> _What to produce_
Print, exactly as written, every line from the first line of the records below through the line containing "32 lines not shown", and nothing further.
Segment Start: Given data
constexpr int EVAL_WAVES = 2;
__global__ __launch_bounds__(64) VIC_WAVES_PER_EU(EVAL_WAVES, EVAL_WAVES) void vic_surf_eval(const EArgs a) {
  if (blockIdx.x == 0 && threadIdx.x == 0) *a.profile_next = 0;
  const int npend = *a.npend_cur;
  int g;
  if (npend <= a.list_thr) {
    if ((int)blockIdx.x * 64 >= npend) return;
    __shared__ int bcount[NBUCKET];
    for (int b = threadIdx.x; b < NBUCKET; b += 64) bcount[b] = a.count_cur[b];
    __syncthreads();
    int nsolve = 0;
#pragma unroll 1
    for (int b = 0; b < NBUCKET; b++) nsolve += bcount[b];
    const int gi = blockIdx.x * 64 + threadIdx.x;
    if (gi >= npend) return;
    if (gi < nsolve) {
      int rem = gi, found = 0;
#pragma unroll 1
      for (int b = 0; b < NBUCKET; b++) {
        const int cb = bcount[b];
        if (rem < cb) { found = b * a.list_cap + rem; break; }
        rem -= cb;
      }
      g = a.list_cur[found];
    } else g = a.eo_list_cur[gi - nsolve];
  } else {
    const int gi = a.map.index(blockIdx.x, threadIdx.x, a.gcount);
    if (gi < 0) return;
    g = a.glist ? a.glist[gi] : gi;
  }
  const int hs = a.hstate[g];
  if ((hs & HS_STATE) != 1) return;
  const int cls = hs >> HS_CLS_SHIFT;
  const size_t nh = a.nhru;
  const int c = a.hpi[(size_t)HPI_CELL * nh + g];
  const int veg_idx = a.hpi[(size_t)HPI_VEG_INDEX * nh + g];
  const int ps = a.pslot[g];
  CellView cv{a.cell_params, a.ncell, c, a.o.Nnode, a.o.Nband};
  const Soil3 s3 = load_soil3(cv);
  SurfSolve sv;
  SurfEB eb;
  const CtxRef cx = CtxRef::at(a.ctx, a.ctx_words, g);
  ctx_get(cx, CO_SV, sv);
  ebc_get(cx, eb, cls);
  const bool is_final = sv.stage == SurfSolve::FINAL;
  const int slot = sv.on_record ? sv.final_slot : ps;
  {
    SurfEBMut& m = eb;
// ... 32 lines not shown
    a.pout[(size_t)g * pout_hru_stride(a.Nn) + pout_key(a.Nn, 1)] = NAN;
  }
  bool need_solve = sv.stage != SurfSolve::DONE;
  if (sv.stage == SurfSolve::FINAL && !a.implicit) {
    if (rec[pout_key(a.Nn, slot)] == sv.x) { sv.final_slot = slot; sv.on_record = 1; need_solve = false; }
    else if (rec[pout_key(a.Nn, slot ^ 1)] == sv.x) { sv.final_slot = slot ^ 1; sv.on_record = 1; need_solve = false; }
  }
  if (sv.stage == stage_before && (sv.stage == SurfSolve::ROOT || sv.stage == SurfSolve::ROOT_QUICK)) ctx_put_words(cx, CO_SV, sv, 0, (int)CW_SV_ITER);
  else ctx_put(cx, CO_SV, sv);
  if (sv.stage == SurfSolve::DONE) {
    const SurfEBMut& m = eb;
    if (at_root) {
      ctx_put_words(cx, CO_EBM, m, EBM_W_KEEP, (int)CW_EBM);
      ctx_put_words(cx, CO_EBM, m, EBM_W_TSNOW, EBM_W_TSNOW + 1);
      if (cls & EBG_FROZEN) ctx_put_words(cx, CO_EBM, m, EBM_W_IN3 - 1, EBM_W_IN3);
      if (cls & EBG_CANOPY) ctx_put_words(cx, CO_EBM, m, EBM_W_VV, EBM_W_VV + 6);
      else if (cls & EBG_EVAP) ctx_put_words(cx, CO_EBM, m, EBM_W_VV + 3, EBM_W_VV + 4);
    } else ctx_put(cx, CO_EBM, m);
  } else if (cls & EBG_INCL) ctx_put_words(cx, CO_EBM, static_cast<const SurfEBMut&>(eb), 0, EBM_W_FEED);
  if (sv.stage == SurfSolve::DONE) a.hstate[g] = 2;
  else if (need_solve) { a.ts[g] = sv.x; a.pslot[g] = slot ^ 1; }
  list_append(a.list_next, a.count_next, a.list_cap, need_solve, a.hkey[g], g);
  {
    const bool eo = sv.stage != SurfSolve::DONE && !need_solve;
    const unsigned long long m = __ballot(eo);
    if (m != 0) {
      const int lane = (int)__lane_id(), lead = __ffsll((long long)m) - 1;
      int base = 0;
      if (lane == lead) base = atomicAdd(a.evalonly, __popcll(m));
      base = __shfl(base, lead);
      if (eo) a.eo_list_next[base + __popcll(m & ((1ull << lane) - 1ull))] = g;
    }
  }
}

struct GArgs {
  Opt o;
  int ncell, nhru, reset;
  const double* cell_params;
  const int* cell_off;
  const int* cell_list;
  const int* hpi;
  double* sd;
  double* eq;
};

__global__ __launch_bounds__(64) void vic_glacier_fit(const GArgs a) {
  const int c = blockIdx.x * 64 + threadIdx.x;
  if (c >= a.ncell) return;
  const size_t nh = a.nhru, nc = a.ncell;
  CellView cv{a.cell_params, a.ncell, c, a.o.Nnode, a.o.Nband};
  double X[VIC_MAX_BANDS], Y[VIC_MAX_BANDS];
  int np = 0;
  for (int k = a.cell_off[c]; k < a.cell_off[c + 1]; k++) {
// ... 269 lines not shown
  I(VICGPU_SR_U(SRU_TFOLIAGE_FBCOUNT, Nn), SI_TFOLIAGE_FBCOUNT); I(VICGPU_SR_U(SRU_TSURF_FBCOUNT, Nn), SI_TSURF_FBCOUNT);
  I(VICGPU_SR_U(SRU_GLAC_SURF_TEMP_FBCOUNT, Nn), SI_GLAC_SURF_TEMP_FBCOUNT); I(VICGPU_SR_U(SRU_SNOW_SURF_TEMP_FBCOUNT, Nn), SI_SNOW_SURF_TEMP_FBCOUNT);
  I(VICGPU_SR_U(SRU_GLAC_SURF_TEMP_FBFLAG, Nn), SI_GLAC_SURF_TEMP_FBFLAG);
  F(VICGPU_SR_U(SRU_GLAC_VAPOR_FLUX, Nn), FX_GLAC_VAPOR_FLUX);
  if (GATHER) r[VICGPU_SR_U(SRU_SNOW_CANOPY_ALBEDO, Nn)] = 0.0;
  F(VICGPU_SR_U(SRU_SNOW_SURFACE_FLUX, Nn), FX_SNOW_SURFACE_FLUX);
  I(VICGPU_SR_U(SRU_SNOW_SURF_TEMP_FBFLAG, Nn), SI_SNOW_SURF_TEMP_FBFLAG);
  D(VICGPU_SR_U(SRU_SNOW_TMP_INT_STORAGE, Nn), SD_SNOW_TMP_INT_STORAGE);
  F(VICGPU_SR_U(SRU_SNOW_VAPOR_FLUX, Nn), FX_SNOW_VAPOR_FLUX);
#undef D
#undef I
#undef F
}

constexpr int RB_LAG = 3, RB_DEPTH = RB_LAG + 1;
struct FdChunk {
  int c0 = 0, ccount = 0;
  DevBuf<int> d_glist;
  int gcount = 0;
  LaunchMap map;
  DevBuf<int> d_list[2];
  DevBuf<int> d_fb_list, d_fb_count;
  DevBuf<int> d_count;
  DevBuf<int> d_elist[2];
  int list_cap = 0;
  PinnedBuf<int> h_count;
  Stream stream;
  Event done, readback[RB_DEPTH];
  std::string err;
  int status = 0;
  long long rounds = 0, steps = 0;
};

struct Domain {
  int ncell = 0, nhru = 0;
  bool domain_ready = false;
  bool any_glacier = false;
  DevBuf<double> d_cp, d_hpd, d_sd, d_flux, d_cell_out, d_accum;
  DevBuf<int> d_hpi, d_si, d_cell_off, d_cell_list, d_hru_err, d_cell_err;
  bool fd = false;
  DevBuf<unsigned long long> d_ctx;
  DevBuf<double> d_pin, d_ts, d_pout;
  DevBuf<int> d_hstate, d_pslot, d_hkey, d_lastexp, d_jl;
  DevBuf<double> d_pimp;
  std::vector<FdChunk> chunks;
  bool put_on = false;
  int out_nrow = 0;
  OutLayout out_lay;
// ... 10 lines not shown
  DevBuf<double> d_veglib;
  Domain dom;
  double* d_forcing = nullptr;
  unsigned char* d_snowflag = nullptr;
  std::vector<int> dmy;
  int chunk_steps = 0;
  struct ForcingSlot {
    DevBuf<double> d_f, d_raw;
    DevBuf<unsigned char> d_s;
    PinnedBuf<char> h_stage;
    std::vector<int> dmy;
    int nsteps = 0;
    Event uploaded;
    Event released;
    bool upload_pending = false, was_current = false;
  } slot[2];
  int cur = -1, staged = -1;
  Stream stream, copy_stream;
  std::vector<Event> ev;
  int ev_used = 0;
  int write_fluxes = 1;
  int steps_done = 0;
  int profile_waves = 0;
  int eval_list_pct = 30;
  bool node_newton = false;
  int ev_steps = 0;
  int out_step_ratio = 1;
};

static void free_domain(vicgpu_ctx* c) {
  c->dom = Domain();
  c->chunk_steps = 0;
  c->dmy.clear();
  c->cur = c->staged = -1;
  c->d_forcing = nullptr; c->d_snowflag = nullptr;
}

template <int NN>
static hipError_t launch_hru(const KArgs& ka, hipStream_t st, bool ordinary, bool glacier) {
  const int nblk = ka.map.nblocks(ka.gcount);
  if constexpr (NN == 3) {
    if (ordinary) hipLaunchKernelGGL((vic_hru_step<NN, false>), dim3(nblk), dim3(64), 0, st, ka);
  }
  if (glacier) hipLaunchKernelGGL((vic_hru_step<NN, true>), dim3(nblk), dim3(64), 0, st, ka);
  return hipGetLastError();
}

// ... 19 lines not shown
  if constexpr (NN == 10) {
    if (newton) hipLaunchKernelGGL((vic_profile_solve_reg<NN, true>), g, b, 0, st, pa);
    else hipLaunchKernelGGL((vic_profile_solve_reg<NN, false>), g, b, 0, st, pa);
  } else {
    if (newton) hipLaunchKernelGGL((vic_profile_solve_lockstep<NN, true>), g, b, 0, st, pa);
    else hipLaunchKernelGGL((vic_profile_solve_lockstep<NN, false>), g, b, 0, st, pa);
  }
  return hipGetLastError();
}

template <int NN>
static int profile_resident_waves(int device, bool newton) {
  int per_cu = 0, ncu = 0;
  hipError_t e;
  if constexpr (NN == 10) e = newton ? hipOccupancyMaxActiveBlocksPerMultiprocessor(&per_cu, vic_profile_solve_reg<NN, true>, 64, 0)
                                     : hipOccupancyMaxActiveBlocksPerMultiprocessor(&per_cu, vic_profile_solve_reg<NN, false>, 64, 0);
  else e = newton ? hipOccupancyMaxActiveBlocksPerMultiprocessor(&per_cu, vic_profile_solve_lockstep<NN, true>, 64, 0)
                  : hipOccupancyMaxActiveBlocksPerMultiprocessor(&per_cu, vic_profile_solve_lockstep<NN, false>, 64, 0);
  if (e != hipSuccess || per_cu <= 0) per_cu = 8;
  if (hipDeviceGetAttribute(&ncu, hipDeviceAttributeMultiprocessorCount, device) != hipSuccess || ncu <= 0) ncu = 256;
  return per_cu * ncu;
}

constexpr int CNT_LIST_STRIDE = 64, CNT_CURSOR = 128, CNT_EVALONLY = 160, CNT_EVALONLY_STRIDE = 32, CNT_NPEND = 224, CNT_TOTAL = 256;
static_assert(NBUCKET <= CNT_LIST_STRIDE, "counter block layout");
static inline int* cnt_list(int* d_count, int l) { return d_count + l * CNT_LIST_STRIDE; }
static inline int* cnt_evalonly(int* d_count, int l) { return d_count + CNT_EVALONLY + l * CNT_EVALONLY_STRIDE; }

static int fd_read_count(FdChunk* ch, int which, int* nsolve, int* nevalonly) {
  HIPCHK(ch, hipMemcpyAsync(ch->h_count, ch->d_count, sizeof(int) * CNT_TOTAL, hipMemcpyDeviceToHost, ch->stream));
  HIPCHK(ch, hipStreamSynchronize(ch->stream));
  int n = 0;
  for (int b = 0; b < NBUCKET; b++) n += ch->h_count[which * CNT_LIST_STRIDE + b];
  *nsolve = n;
  *nevalonly = ch->h_count[CNT_EVALONLY + which * CNT_EVALONLY_STRIDE];
  return VICGPU_OK;
}

#define NODE_DISPATCH(Nnode, F, ...)                                                                                          \
  (node_bound(Nnode) == 10 ? F<10>(__VA_ARGS__)                                                                           \
                           : node_bound(Nnode) == VIC_MID_NODES ? F<VIC_MID_NODES>(__VA_ARGS__) : F<VIC_MAX_NODES>(__VA_ARGS__))

static int fd_step(vicgpu_ctx* c, FdChunk* ch, KArgs ka) {
  const int Nn = c->o.Nnode;
  hipStream_t st = ch->stream;
  if (c->dom.any_glacier) HIPCHK(ch, NODE_DISPATCH(Nn, launch_hru, ka, st, false, true));
  HIPCHK(ch, hipMemsetAsync(ch->d_count, 0, sizeof(int) * CNT_TOTAL, st));
  int cur = 0;
  ka.phase = 0; ka.list = ch->d_list[cur]; ka.count = cnt_list(ch->d_count, cur); ka.list_cap = ch->list_cap;
  HIPCHK(ch, NODE_DISPATCH(Nn, launch_fd_stage, ka, c->o.NF > 1, st));
  PArgs pa;
  pa.pin = c->dom.d_pin; pa.ts = c->dom.d_ts; pa.pout = c->dom.d_pout; pa.pslot = c->dom.d_pslot; pa.Nn = Nn; pa.NOFLUX = c->o.NOFLUX; pa.EXP_TRANS = c->o.EXP_TRANS;
  pa.TFALLBACK = c->o.TFALLBACK; pa.next = ch->d_count + CNT_CURSOR; pa.cap = ch->list_cap; pa.jl = c->dom.d_jl;
  EArgs ea;
  ea.o = c->o; ea.ncell = c->dom.ncell; ea.nhru = c->dom.nhru; ea.Nn = Nn; ea.glist = ch->d_glist; ea.gcount = ch->gcount; ea.map = ch->map;
  ea.cell_params = c->dom.d_cp; ea.hpi = c->dom.d_hpi; ea.ctx = c->dom.d_ctx;
  ea.ctx_words = NODE_DISPATCH(Nn, ctx_words);
  ea.pout = c->dom.d_pout; ea.pslot = c->dom.d_pslot; ea.ts = c->dom.d_ts; ea.hstate = c->dom.d_hstate; ea.profile_next = ch->d_count + CNT_CURSOR;
  ea.list_thr = (int)((long long)ch->gcount * c->eval_list_pct / 100);
  ea.list_cap = ch->list_cap; ea.hkey = c->dom.d_hkey; ea.implicit = c->o.IMPLICIT; ea.jl = c->dom.d_jl;
  ea.veglib = c->d_veglib; ea.forcing = ka.forcing; ea.month = ka.dmy.month;
  const bool trace_rounds = getenv("VICGPU_TRACE_ROUNDS") != nullptr;
  const int FREE_ROUNDS = 6;
  const int nsub = c->o.NF;
  for (int p = 1; p <= nsub; p++) {
    int nmax = ch->gcount;
    int npend = -1;
    int rb_list[RB_DEPTH];
    int rb_first = -1;
    for (int round = 0;; round++) {
      pa.list = ch->d_list[cur]; pa.count = cnt_list(ch->d_count, cur); pa.count_zero = cnt_list(ch->d_count, cur ^ 1);
      pa.evalonly_zero = cnt_evalonly(ch->d_count, cur ^ 1);
      pa.pend_counts = cnt_list(ch->d_count, cur); pa.pend_eo = cnt_evalonly(ch->d_count, cur); pa.pend_out = ch->d_count + CNT_NPEND;
      if (c->o.IMPLICIT) {
        HIPCHK(ch, hipMemsetAsync(ch->d_fb_count, 0, sizeof(int) * (NBUCKET + 1), st));
        IArgs ia;
        ia.ncell = c->dom.ncell; ia.nhru = c->dom.nhru; ia.Nband = c->o.Nband; ia.pimp = c->dom.d_pimp; ia.hpi = c->dom.d_hpi; ia.cell_params = c->dom.d_cp;
        ia.hkey = c->dom.d_hkey; ia.fb_list = ch->d_fb_list; ia.fb_count = ch->d_fb_count; ia.lastexp = c->dom.d_lastexp; ia.cursor = ch->d_fb_count + NBUCKET;
        {
          int nblk = (nmax + 63) / 64;
          if (nblk > 4096) nblk = 4096;
          if (nblk < 1) nblk = 1;
          hipLaunchKernelGGL(vic_profile_solve_implicit, dim3(nblk), dim3(64), 0, st, pa, ia);
        }
        HIPCHK(ch, hipGetLastError());
        pa.list = ch->d_fb_list; pa.count = ch->d_fb_count;
      }
      HIPCHK(ch, NODE_DISPATCH(Nn, launch_profile, pa, nmax, c->profile_waves, c->node_newton, st));
      ea.list_next = ch->d_list[cur ^ 1]; ea.count_next = cnt_list(ch->d_count, cur ^ 1);
      ea.evalonly = cnt_evalonly(ch->d_count, cur ^ 1); ea.eo_list_next = ch->d_elist[cur ^ 1];
      ea.list_cur = ch->d_list[cur]; ea.count_cur = cnt_list(ch->d_count, cur);
      ea.eo_list_cur = ch->d_elist[cur]; ea.npend_cur = ch->d_count + CNT_NPEND;
      const bool sparse = npend >= 0 && npend <= ea.list_thr;
      hipLaunchKernelGGL(vic_surf_eval, dim3(sparse ? ((npend + 63) / 64 > 0 ? (npend + 63) / 64 : 1) : ea.map.nblocks(ch->gcount)), dim3(64), 0, st, ea);
      HIPCHK(ch, hipGetLastError());
      cur ^= 1;
      ch->rounds++;
      if (trace_rounds) {
        int n = 0, ne = 0;
        if (fd_read_count(ch, cur, &n, &ne) != VICGPU_OK) return VICGPU_ERR_HIP;
        fprintf(stderr, "vicgpu rounds: chunk %d sub-step %d round %d leaves %d solves + %d evaluation-only of %d\n", (int)(ch - &c->dom.chunks[0]), p, round, n, ne, ch->gcount);
      }
      if (round + 2 >= FREE_ROUNDS) {
        const int slot = round % RB_DEPTH;
        if (rb_first < 0) rb_first = round;
        HIPCHK(ch, hipMemcpyAsync(ch->h_count + slot * CNT_TOTAL, ch->d_count, sizeof(int) * CNT_TOTAL, hipMemcpyDeviceToHost, st));
        HIPCHK(ch, hipEventRecord(ch->readback[slot], st));
        rb_list[slot] = cur;
      }
      if (rb_first >= 0 && round - RB_LAG >= rb_first) {
        const int slot = (round - RB_LAG) % RB_DEPTH;
        HIPCHK(ch, hipEventSynchronize(ch->readback[slot]));
        const int* h = ch->h_count + slot * CNT_TOTAL;
        int n = 0;
        for (int b = 0; b < NBUCKET; b++) n += h[rb_list[slot] * CNT_LIST_STRIDE + b];
        const int neo = h[CNT_EVALONLY + rb_list[slot] * CNT_EVALONLY_STRIDE];
        if (n == 0 && neo == 0) break;
        nmax = n;
        npend = n + neo;
      }
    }
    ka.phase = p; ka.list = ch->d_list[cur]; ka.count = cnt_list(ch->d_count, cur);
    HIPCHK(ch, NODE_DISPATCH(Nn, launch_fd_stage, ka, c->o.NF > 1, st));
    if (p < nsub) {
      int n = 0, ne = 0;
      const int r = fd_read_count(ch, cur, &n, &ne);
      if (r != VICGPU_OK) return r;
      if (n == 0) break;
    }
  }
  ch->steps++;
  return VICGPU_OK;
}

static hipError_t launch_put_data(const vicgpu_ctx* c, hipStream_t st, int c0, int ccount, int s) {
  OArgs a;
  a.o = c->o; a.lay = c->dom.out_lay; a.ncell = c->dom.ncell; a.nhru = c->dom.nhru; a.c0 = c0; a.ccount = ccount;
  a.rec = s < 0 ? -1 : 0; a.out_step_ratio = c->out_step_ratio;
  a.cell_off = c->dom.d_cell_off; a.cell_list = c->dom.d_cell_list; a.cell_params = c->dom.d_cp; a.veglib = c->d_veglib;
  a.hpi = c->dom.d_hpi; a.hpd = c->dom.d_hpd; a.sd = c->dom.d_sd; a.si = c->dom.d_si; a.flux = c->dom.d_flux;
  a.forcing = s < 0 ? nullptr : c->d_forcing + (size_t)s * VIC_NFORCE * (c->o.NR + 1) * c->dom.ncell;
  a.cell_out = c->dom.d_cell_out; a.out_data = c->dom.d_out_data; a.out_agg = c->dom.d_out_agg; a.pb = c->dom.d_pb;
// ... 231 lines not shown
      ch.c0 = (int)((long long)ncell * k / nchunk);
      ch.ccount = (int)((long long)ncell * (k + 1) / nchunk) - ch.c0;
      std::vector<int> gl(cell_hru_list + cell_hru_offset[ch.c0], cell_hru_list + cell_hru_offset[ch.c0 + ch.ccount]);
      std::sort(gl.begin(), gl.end());
      ch.gcount = (int)gl.size();
      ch.map = LaunchMap();
      if (ch.ccount > 0 && ch.gcount % ch.ccount == 0 && !getenv("VICGPU_NO_XCD_MAP")) {
        const int nslot = ch.gcount / ch.ccount;
        bool regular = true;
        for (int sl = 0; sl < nslot && regular; sl++)
          for (int i = 0; i < ch.ccount; i++)
            if (gl[(size_t)sl * ch.ccount + i] != sl * ncell + ch.c0 + i || hpi[(size_t)HPI_CELL * nhru + gl[(size_t)sl * ch.ccount + i]] != ch.c0 + i) {
              regular = false;
              break;
            }
        if (regular) { ch.map.nslot = nslot; ch.map.ccount = ch.ccount; }
      }
      const size_t gn = ch.gcount > 0 ? ch.gcount : 1;
      HIPCHK(c, ch.d_glist.alloc(gn));
      ch.list_cap = ch.gcount > 0 ? ch.gcount : 1;
      HIPCHK(c, ch.d_list[0].alloc(gn * NBUCKET));
      HIPCHK(c, ch.d_list[1].alloc(gn * NBUCKET));
      HIPCHK(c, ch.d_count.alloc(CNT_TOTAL));
      HIPCHK(c, ch.d_elist[0].alloc(gn));
      HIPCHK(c, ch.d_elist[1].alloc(gn));
      if (c->o.IMPLICIT) {
        HIPCHK(c, ch.d_fb_list.alloc(gn * NBUCKET));
        HIPCHK(c, ch.d_fb_count.alloc(NBUCKET + 1));
      }
      HIPCHK(c, ch.h_count.alloc((size_t)CNT_TOTAL * RB_DEPTH));
      if (ch.gcount) HIPCHK(c, copy_on(c->stream, ch.d_glist, gl.data(), sizeof(int) * ch.gcount, hipMemcpyHostToDevice));
      HIPCHK(c, ch.stream.create());
      HIPCHK(c, ch.done.create(hipEventDisableTiming));
      for (Event& e : ch.readback) HIPCHK(c, e.create(hipEventDisableTiming));
    }
  }
  return VICGPU_OK;
}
Segment End: Given data
> _Written solution_
constexpr int EVAL_WAVES = 2;
__global__ __launch_bounds__(64) VIC_WAVES_PER_EU(EVAL_WAVES, EVAL_WAVES) void vic_surf_eval(const EArgs a) {
  if (blockIdx.x == 0 && threadIdx.x == 0) *a.profile_next = 0;
  const int npend = *a.npend_cur;
  int g;
  if (npend <= a.list_thr) {
    if ((int)blockIdx.x * 64 >= npend) return;
    __shared__ int bcount[NBUCKET];
    for (int b = threadIdx.x; b < NBUCKET; b += 64) bcount[b] = a.count_cur[b];
    __syncthreads();
    int nsolve = 0;
#pragma unroll 1
    for (int b = 0; b < NBUCKET; b++) nsolve += bcount[b];
    const int gi = blockIdx.x * 64 + threadIdx.x;
    if (gi >= npend) return;
    if (gi < nsolve) {
      int rem = gi, found = 0;
#pragma unroll 1
      for (int b = 0; b < NBUCKET; b++) {
        const int cb = bcount[b];
        if (rem < cb) { found = b * a.list_cap + rem; break; }
        rem -= cb;
      }
      g = a.list_cur[found];
    } else g = a.eo_list_cur[gi - nsolve];
  } else {
    const int gi = a.map.index(blockIdx.x, threadIdx.x, a.gcount);
    if (gi < 0) return;
    g = a.glist ? a.glist[gi] : gi;
  }
  const int hs = a.hstate[g];
  if ((hs & HS_STATE) != 1) return;
  const int cls = hs >> HS_CLS_SHIFT;
  const size_t nh = a.nhru;
  const int c = a.hpi[(size_t)HPI_CELL * nh + g];
  const int veg_idx = a.hpi[(size_t)HPI_VEG_INDEX * nh + g];
  const int ps = a.pslot[g];
  CellView cv{a.cell_params, a.ncell, c, a.o.Nnode, a.o.Nband};
  const Soil3 s3 = load_soil3(cv);
  SurfSolve sv;
  SurfEB eb;
  const CtxRef cx = CtxRef::at(a.ctx, a.ctx_words, g);
  ctx_get(cx, CO_SV, sv);
  ebc_get(cx, eb, cls);
  const bool is_final = sv.stage == SurfSolve::FINAL;
  const int slot = sv.on_record ? sv.final_slot : ps;
  {
    SurfEBMut& m = eb;
// ... 32 lines not shown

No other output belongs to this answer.